Data records
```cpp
template <int DH>
__global__ __launch_bounds__(256, FA_BWD_WGS) void attn_bwd_kv_kernel(AttnArgs p) {
    constexpr int NC = FaCfg<DH>::NC, LD = FaCfg<DH>::LD;
    __shared__ __attribute__((aligned(16))) float Qs[FA_BLK * LD];
    __shared__ __attribute__((aligned(16))) float Gs[FA_BLK * LD];
    __shared__ float Ls[FA_BLK], Ds[FA_BLK];
    const int nkb = (p.T + FA_BLK - 1) / FA_BLK;
    int bid = blockIdx.x;
    const int nbh = gridDim.x / nkb;
    const int kb = FA_LPT ? bid / nbh : fa_block_index(bid % nkb, bid / nkb, nkb);
    bid = FA_LPT ? bid % nbh : bid / nkb;
    const int hd = bid % p.h;
    const long long b = bid / p.h;
    const int T = p.T, T4 = attn_drop_ld(p.T), d = p.ld, hoff = hd * DH;
    const long long bt0 = b * T;
    const int lane = threadIdx.x & 63, wv = threadIdx.x >> 6;
    const int li = lane & 15, g = lane >> 4;
    const int k_abs = kb * FA_BLK + wv * 16 + li;
    const float scale = rsqrtf((float)DH);
    const long long bh = b * p.h + hd;

    float4 kf[NC], vf[NC];
#pragma unroll
    for (int c = 0; c < NC; ++c) {
        kf[c] = make_float4(0.f, 0.f, 0.f, 0.f);
        vf[c] = kf[c];
        if (k_abs < T) {
            kf[c] = *reinterpret_cast<const float4*>(p.k + (bt0 + k_abs) * d + hoff + 16 * c + 4 * g);
            vf[c] = *reinterpret_cast<const float4*>(p.v + (bt0 + k_abs) * d + hoff + 16 * c + 4 * g);
        }
    }
    f32x4_t dk[NC], dv[NC];
#pragma unroll
    for (int c = 0; c < NC; ++c) { dk[c] = (f32x4_t){0.f, 0.f, 0.f, 0.f}; dv[c] = dk[c]; }
    const uint32_t thr = drop_thresh(p.p);
    const float dsc = p.p > 0.f ? 1.0f / (1.0f - p.p) : 1.f;

    float4 rq[FaRegs<DH>::N], rg[FaRegs<DH>::N];
    float rl = 0.f, rd = 0.f;
    auto fetch = [&](int qt) {
        fa_fetch<DH>(rq, p.q, bt0, qt * FA_BLK, T, d, hoff);
        fa_fetch<DH>(rg, p.dO, bt0, qt * FA_BLK, T, p.d, hoff);
        if (threadIdx.x < FA_BLK) {
            const int qq = qt * FA_BLK + threadIdx.x;
            rl = qq < T ? p.lse[bh * T + qq] : 0.f;
            rd = qq < T ? p.delta[bh * T + qq] : 0.f;
        }
    };
    fetch(kb);
    for (int qt = kb; qt < nkb; ++qt) {
        __syncthreads();
        fa_commit<DH>(Qs, rq, scale);
        fa_commit<DH>(Gs, rg, 1.f);
        if (threadIdx.x < FA_BLK) { Ls[threadIdx.x] = rl; Ds[threadIdx.x] = rd; }
        __syncthreads();
        if (qt + 1 < nkb) fetch(qt + 1);
#pragma unroll
        for (int sq = 0; sq < 4; ++sq) {
            f32x4_t s = (f32x4_t){0.f, 0.f, 0.f, 0.f}, dp = s;
#pragma unroll
            for (int c = 0; c < NC; ++c) {
                const float4 a = *reinterpret_cast<const float4*>(Qs + (16 * sq + li) * LD + 16 * c + 4 * g);
                s = MFMA16(a.x, kf[c].x, s);
                s = MFMA16(a.y, kf[c].y, s);
                s = MFMA16(a.z, kf[c].z, s);
                s = MFMA16(a.w, kf[c].w, s);
                const float4 e = *reinterpret_cast<const float4*>(Gs + (16 * sq + li) * LD + 16 * c + 4 * g);
                dp = MFMA16(e.x, vf[c].x, dp);
                dp = MFMA16(e.y, vf[c].y, dp);
                dp = MFMA16(e.z, vf[c].z, dp);
                dp = MFMA16(e.w, vf[c].w, dp);
            }
            uint2 hb = make_uint2(0u, 0u);
            if (p.p > 0.f) {
                const int qh = qt * FA_BLK + 16 * sq + 4 * g + (li & 3);
                const uint64_t idx = ((uint64_t)bh * T + (uint64_t)(qh < T ? qh : 0)) * T4 + (uint64_t)(k_abs < T4 ? k_abs : 0);
                hb = rng_bits4(p.seed, p.site, idx >> 2);
            }
            uint2 hq[4];
            hq[0] = make_uint2(__builtin_amdgcn_update_dpp(0, (int)hb.x, 0x00, 0xF, 0xF, false), __builtin_amdgcn_update_dpp(0, (int)hb.y, 0x00, 0xF, 0xF, false));
            hq[1] = make_uint2(__builtin_amdgcn_update_dpp(0, (int)hb.x, 0x55, 0xF, 0xF, false), __builtin_amdgcn_update_dpp(0, (int)hb.y, 0x55, 0xF, 0xF, false));
            hq[2] = make_uint2(__builtin_amdgcn_update_dpp(0, (int)hb.x, 0xAA, 0xF, 0xF, false), __builtin_amdgcn_update_dpp(0, (int)hb.y, 0xAA, 0xF, 0xF, false));
            hq[3] = make_uint2(__builtin_amdgcn_update_dpp(0, (int)hb.x, 0xFF, 0xF, 0xF, false), __builtin_amdgcn_update_dpp(0, (int)hb.y, 0xFF, 0xF, 0xF, false));
            f32x4_t pd, ds;
#pragma unroll
            for (int r = 0; r < 4; ++r) {
                const int ql = 16 * sq + 4 * g + r;
                const int qa = qt * FA_BLK + ql;
                float pr = 0.f;
                if (qa < T && k_abs <= qa && k_abs < T) pr = __expf(s[r] - Ls[ql]);
                float keep = 1.f;
                if (p.p > 0.f) keep = rng_keep(hq[r], li & 3, thr) ? dsc : 0.f;
                pd[r] = pr * keep;
                ds[r] = pr * (dp[r] * keep - Ds[ql]);
            }
            float ag[4][NC], aq[4][NC];
#pragma unroll
            for (int r = 0; r < 4; ++r)
#pragma unroll
                for (int c = 0; c < NC; ++c) {
                    ag[r][c] = Gs[(16 * sq + 4 * g + r) * LD + 16 * c + li];
                    aq[r][c] = Qs[(16 * sq + 4 * g + r) * LD + 16 * c + li];
                }
            __builtin_amdgcn_sched_barrier(0);
#pragma unroll
            for (int r = 0; r < 4; ++r)
#pragma unroll
                for (int c = 0; c < NC; ++c) {
                    dv[c] = MFMA16(ag[r][c], pd[r], dv[c]);
                    dk[c] = MFMA16(aq[r][c], ds[r], dk[c]);
                }
        }
    }
    if (k_abs < T) {
#pragma unroll
        for (int c = 0; c < NC; ++c) {
            *reinterpret_cast<float4*>(p.dv + (bt0 + k_abs) * d + hoff + 16 * c + 4 * g) = make_float4(dv[c][0], dv[c][1], dv[c][2], dv[c][3]);
// ... 69 lines not shown
#pragma unroll
            for (int st = 0; st < 4; ++st) { sS[st] = MFMA16(a[st].y, qf[c].y, sS[st]); sP[st] = MFMA16(e[st].y, gf[c].y, sP[st]); }
#pragma unroll
            for (int st = 0; st < 4; ++st) { sS[st] = MFMA16(a[st].z, qf[c].z, sS[st]); sP[st] = MFMA16(e[st].z, gf[c].z, sP[st]); }
#pragma unroll
            for (int st = 0; st < 4; ++st) { sS[st] = MFMA16(a[st].w, qf[c].w, sS[st]); sP[st] = MFMA16(e[st].w, gf[c].w, sP[st]); }
        }
#pragma unroll
        for (int st = 0; st < 4; ++st) {
            const int key0 = kt * FA_BLK + 16 * st + 4 * g;
            uint2 bits = make_uint2(0u, 0u);
            if (p.p > 0.f) {
                const uint64_t idx = ((uint64_t)bh * T + (uint64_t)(q_abs < T ? q_abs : 0)) * T4 + (uint64_t)key0;
                bits = rng_bits4(p.seed, p.site, idx >> 2);
            }
#pragma unroll
            for (int r = 0; r < 4; ++r) {
                float pr = 0.f;
                if (q_abs < T && key0 + r <= q_abs && key0 + r < T) pr = __expf(sS[st][r] - lse);
                float keep = 1.f;
                if (p.p > 0.f) keep = rng_keep(bits, r, thr) ? dsc : 0.f;
                sS[st][r] = pr * (sP[st][r] * keep - dlt);
            }
        }
        float ak[2][4][NC];
#pragma unroll
        for (int r = 0; r < 4; ++r)
#pragma unroll
            for (int c = 0; c < NC; ++c) ak[0][r][c] = Ks[(4 * g + r) * LD + 16 * c + li];
#pragma unroll
        for (int st = 0; st < 4; ++st) {
            if (st + 1 < 4) {
#pragma unroll
                for (int r = 0; r < 4; ++r)
#pragma unroll
                    for (int c = 0; c < NC; ++c) ak[(st + 1) & 1][r][c] = Ks[(16 * (st + 1) + 4 * g + r) * LD + 16 * c + li];
            }
            __builtin_amdgcn_sched_barrier(0);
#pragma unroll
            for (int r = 0; r < 4; ++r)
#pragma unroll
                for (int c = 0; c < NC; ++c) dq[c] = MFMA16(ak[st & 1][r][c], sS[st][r], dq[c]);
            __builtin_amdgcn_sched_barrier(0);
        }
    }
    if (q_abs < T) {
// ... 160 lines not shown
                        dst[16 * c] = first ? v : dst[16 * c] + v;
                    }
                }
            }
        }
        if (k_abs < T) {
#pragma unroll
            for (int c = 0; c < NC; ++c) {
                *reinterpret_cast<float4*>(p.dv + (bt0 + k_abs) * d + hoff + 16 * c + 4 * g) = make_float4(dv[c][0], dv[c][1], dv[c][2], dv[c][3]);
                *reinterpret_cast<float4*>(p.dk + (bt0 + k_abs) * d + hoff + 16 * c + 4 * g) = make_float4(dk[c][0], dk[c][1], dk[c][2], dk[c][3]);
            }
        }
    }
}

template <int DH>
static int attn_launch_dh(const AttnArgs& a, int mode, hipStream_t st) {
    const int nblk = cdiv(a.T, FA_BLK);
    const dim3 grid(a.B * a.h * nblk), blk(256);
    if (mode == 0) {
        hipLaunchKernelGGL((attn_fwd_kernel<DH>), grid, blk, 0, st, a);
        OCRL_CHECK_LAUNCH("attn_fwd");
    } else {
        const long long BT = (long long)a.B * a.T;
        OCRL_REQUIRE(a.d % 4 == 0 && a.d <= 1024 && (a.d / 4) % a.h == 0, "attention: d must be a multiple of 4*h, <= 1024");
        hipLaunchKernelGGL(attn_delta_kernel, dim3(cdiv(BT, 256 / (a.d / 4))), dim3(256), 0, st, a.dO, a.o, a.delta, BT, a.T, a.d, a.h);
        OCRL_CHECK_LAUNCH("attn_delta");
        const char* fe = getenv("OCRL_ATTN_BWD");
        if (fe && atoi(fe) == 1) {
            hipLaunchKernelGGL((attn_bwd_fused_kernel<DH>), dim3(a.B * a.h), dim3(512), 0, st, a);
            OCRL_CHECK_LAUNCH("attn_bwd_fused");
        } else {
        hipLaunchKernelGGL((attn_bwd_kv_kernel<DH>), grid, blk, 0, st, a);
        OCRL_CHECK_LAUNCH("attn_bwd_kv");
        hipLaunchKernelGGL((attn_bwd_q_kernel<DH>), grid, blk, 0, st, a);
        OCRL_CHECK_LAUNCH("attn_bwd_q");
        }
    }
    return 0;
}

int attn_launch(const AttnArgs& a, int mode, hipStream_t st) {
    OCRL_REQUIRE(a.B > 0 && a.T > 0 && a.h > 0 && a.d % a.h == 0 && a.ld >= a.d && a.ld % 4 == 0, "attention: bad shape");
    OCRL_REQUIRE(a.q && a.k && a.v && a.o && a.lse, "attention: missing buffers");
    if (mode) OCRL_REQUIRE(a.dO && a.dq && a.dk && a.dv && a.delta, "attention backward: missing buffers");
    OCRL_REQUIRE((long long)a.T * a.T * a.B * a.h < (1ll << 62), "attention: too large");
    const int pi = prof_begin(mode ? PROF_ATTN_BWD : PROF_ATTN_FWD, st);
    int rc;
    switch (a.d / a.h) {
        case 16: rc = attn_launch_dh<16>(a, mode, st); break;
        case 32: rc = attn_launch_dh<32>(a, mode, st); break;
        case 48: rc = attn_launch_dh<48>(a, mode, st); break;
        case 64: rc = attn_launch_dh<64>(a, mode, st); break;
        default: ocrl_set_error("attention: head dim %d unsupported (16/32/48/64)", a.d / a.h); return 1;
    }
    prof_end(pi, st);
    return rc;
}
```

### ocrl_amd/csrc/capi.cpp

```cpp
#include <stdarg.h>
#include <stdint.h>
#include <string.h>

#include <new>

#include "../../include/ocrl_hip.h"
#include "iodine_model.h"
#include "slate_model.h"

static thread_local char g_err[512] = "";

void ocrl_set_error(const char* fmt, ...) {
    va_list ap;
    va_start(ap, fmt);
    vsnprintf(g_err, sizeof g_err, fmt, ap);
    va_end(ap);
}

template <class M>
struct Handle {
    using Model = M;
    M* m = nullptr;
};
struct ocrl_slate : Handle<SlateModel> {};
// ... 300 lines not shown
    return sa_input_fwd_launch(e4, gamma, beta, W0, b0, W2, b2, mean, rstd, nullptr, h1, x, R, max_wgs, ST(stream));
}
int ocrl_sa_input_bwd(const float* dx, const float* h1, const float* e4, const float* mean, const float* rstd, const float* gamma, const float* beta,
                      const float* W0, const float* W2, float* de4, float* dW0, float* db0, float* dW2, float* db2, float* dgamma, float* dbeta,
                      long long R, int max_wgs, float* ws, size_t ws_floats, void* stream) {
    return sa_input_bwd_launch(dx, h1, e4, mean, rstd, gamma, beta, W0, W2, de4, dW0, db0, dW2, db2, dgamma, dbeta, R, max_wgs, ws, ws_floats,
                               ST(stream));
}

int ocrl_attention_fwd(const float* q, const float* k, const float* v, float* o, float* lse, int B, int T, int d, int h, int ld, float p,
                       unsigned long long seed, unsigned site, void* stream) {
    AttnArgs a;
    a.q = q; a.k = k; a.v = v; a.o = o; a.lse = lse; a.B = B; a.T = T; a.d = d; a.h = h; a.ld = ld; a.p = p; a.seed = seed; a.site = site;
    return attn_launch(a, 0, ST(stream));
}
int ocrl_attention_bwd(const float* q, const float* k, const float* v, const float* o, const float* lse, const float* dO, float* dq,
                       float* dk, float* dv, float* delta, int B, int T, int d, int h, int ld, float p, unsigned long long seed,
                       unsigned site, void* stream) {
    AttnArgs a;
    a.q = q; a.k = k; a.v = v; a.o = const_cast<float*>(o); a.lse = const_cast<float*>(lse); a.B = B; a.T = T; a.d = d; a.h = h; a.ld = ld;
    a.p = p; a.seed = seed; a.site = site; a.dO = dO; a.dq = dq; a.dk = dk; a.dv = dv; a.delta = delta;
    return attn_launch(a, 1, ST(stream));
}

int ocrl_xattn_plan(int K, int d, int h, int out[5]) {
    if (!out) { ocrl_set_error("ocrl_xattn_plan: null argument"); return 1; }
    XaPlan p;
    if (!xattn_plan(K, d, h, &p)) ocrl_set_error("ocrl_xattn_plan: no folded form for K %d, d %d, heads %d", K, d, h);
    out[0] = p.supported ? 1 : 0; out[1] = p.KP; out[2] = p.NC; out[3] = p.NM; out[4] = (int)p.lds;
    return 0;
}
size_t ocrl_xattn_desc_size(void) { return sizeof(ocrl_xattn_desc); }
static XaHost xattn_host(const ocrl_xattn_desc& d) {
    XaHost hx;
    hx.x = d.x; hx.P = d.P; hx.Ab = d.Ab; hx.AbT = d.AbT; hx.Vo = d.Vo; hx.VoT = d.VoT;
    hx.B = d.B; hx.T = d.T; hx.K = d.K; hx.d = d.d; hx.h = d.h; hx.p = d.p; hx.seed = d.seed; hx.site_p = d.site_p; hx.site_o = d.site_o;
    return hx;
}
int ocrl_xattn_fwd(const ocrl_xattn_desc* d, void* stream) {
    if (!d) { ocrl_set_error("ocrl_xattn_fwd: null descriptor"); return 1; }
    if (!xattn_supported(d->K, d->d, d->h)) { ocrl_set_error("ocrl_xattn_fwd: no folded form for K %d, d %d, heads %d", d->K, d->d, d->h); return 1; }
    if (d->B < 1 || d->T < 1 || !d->x || !d->resid || !d->mem || !d->Wq || !d->Wk || !d->Wv || !d->Wo || !d->ck || !d->cv || !d->Ab || !d->AbT ||
        !d->Vo || !d->VoT || !d->y || !d->P) {
        ocrl_set_error("ocrl_xattn_fwd: null buffer or empty shape");
        return 1;
    }
// ... 79 lines not shown
```

### ocrl_amd/csrc/kernels.h

```cpp
#pragma once
#include "common.h"
#include "../../include/ocrl_hip.h"

enum { PROF_CONV5 = 0, PROF_CONV_OTHER = 1, PROF_WGRAD = 2, PROF_GEMM = 3, PROF_SA_FWD = 4, PROF_SA_BWD = 5, PROF_ATTN_FWD = 6, PROF_ATTN_BWD = 7, PROF_NTAGS = 8 };
int prof_begin(int tag, hipStream_t st);
void prof_end(int idx, hipStream_t st);
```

▶ YOUR GOAL:
Could you return the lines in the entries above that contain "folded"?

▶ RESPONSE:
    if (!xattn_plan(K, d, h, &p)) ocrl_set_error("ocrl_xattn_plan: no folded form for K %d, d %d, heads %d", K, d, h);
    if (!xattn_supported(d->K, d->d, d->h)) { ocrl_set_error("ocrl_xattn_fwd: no folded form for K %d, d %d, heads %d", d->K, d->d, d->h); return 1; }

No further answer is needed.